Don’t miss the train.
By G. Heyworth
If the Internet had been invented before the discovery of GOLD, the Aztecs would have etched Block Chains on their monuments. You’ll have to read this book to get the joke…however lame.
I am a 30-year+ veteran of retail financial services. No, not a Quant who devises algorithms; I deal with Moms ‘n’ Pops and deliver understandable solutions.
So, what’s with this Bitcoin thing? I needed to know what was going on. With the likes of Sir Richard Branson and other highly sophisticated and moneyed proponents of Bitcoin, I am reminded of the early stages of the Internet when a client commented to me, ‘if I meet someone, professionally, who concedes that he is not “online” then I fairly dismiss him. (I, of course, was very “online”.)
I’ve always maintained that ‘if humans invented it, then humans should be able to understand it’.
This book not only explains Bitcoin, this book is an historical compendium of Bitcoin’s embryonic journey to date. I had been reading, collaterally, the 2-part insertion in WIRED magazine about Silk Road, the internet drug site using Bitcoins to trade…wow, did I get confused as to who did what to whom! Popper, (Digital Gold Author) really did a yeoman’s job of articulating the timeline, whys, and the wherefores of the Bitcoin market.

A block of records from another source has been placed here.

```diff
@@ -507,8 +549,12 @@
         TDRN_TRY(record(o.pool_t, s));
         if (n.profile && !launch_open(o)) {
             TDRN_HIP_TRY(hipEventRecord(n.ev[evi + 1], s));
-            n.ev_stat.push_back(o.stat);
-            n.ev_op.push_back((int)oi);
+            for (int k = 0; k < (grouped ? n_group_ops : 1); ++k) {
+                n.ev_stat.push_back(grouped ? p.ops[group_ops[k]].stat : o.stat);
+                n.ev_op.push_back(grouped ? group_ops[k] : (int)oi);
+                n.ev_slot.push_back((int)(evi / 2));
+                n.ev_share.push_back(grouped ? group_share[k] : 1.f);
+            }
             evi += 2;
         }
         return TDRN_OK;
```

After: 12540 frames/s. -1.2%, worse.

To convince me of the global demand of a digital commodity (an important distinction from “currency”) I only had to read about the Argentinian entrepreneur, Wences, who recounts his days as a boy at the grocery store with his mother. Carrying bags of currency into the store, they would fill shopping carts and if any cash was left over, they would go back to the shelves to spend it all. The point made was that if the cash stayed in a closet for a week, items on the grocery shelf would have been priced higher due to rampant inflation in Argentina.
Another epiphany for me was the hypothetical example of an airliner crash survivor in the Andes Mountains. The aircraft’s cargo hold has split open to reveal gold bullion and bags of currency. Which is more valuable? The currency, because you can burn it for warmth.
Ensconced in the comfort and economic stability of the dollar-denominated United States, we Americans are hard pressed to imagine the horrific political and financial instabilities around the globe. Bitcoin, as a global commodity has the potential to be a godsend to all global trade, not just in the disparate economies that are so horribly dysfunctional.
The train is at the station. By reading this book about Bitcoin, I feel confident of my not missing it.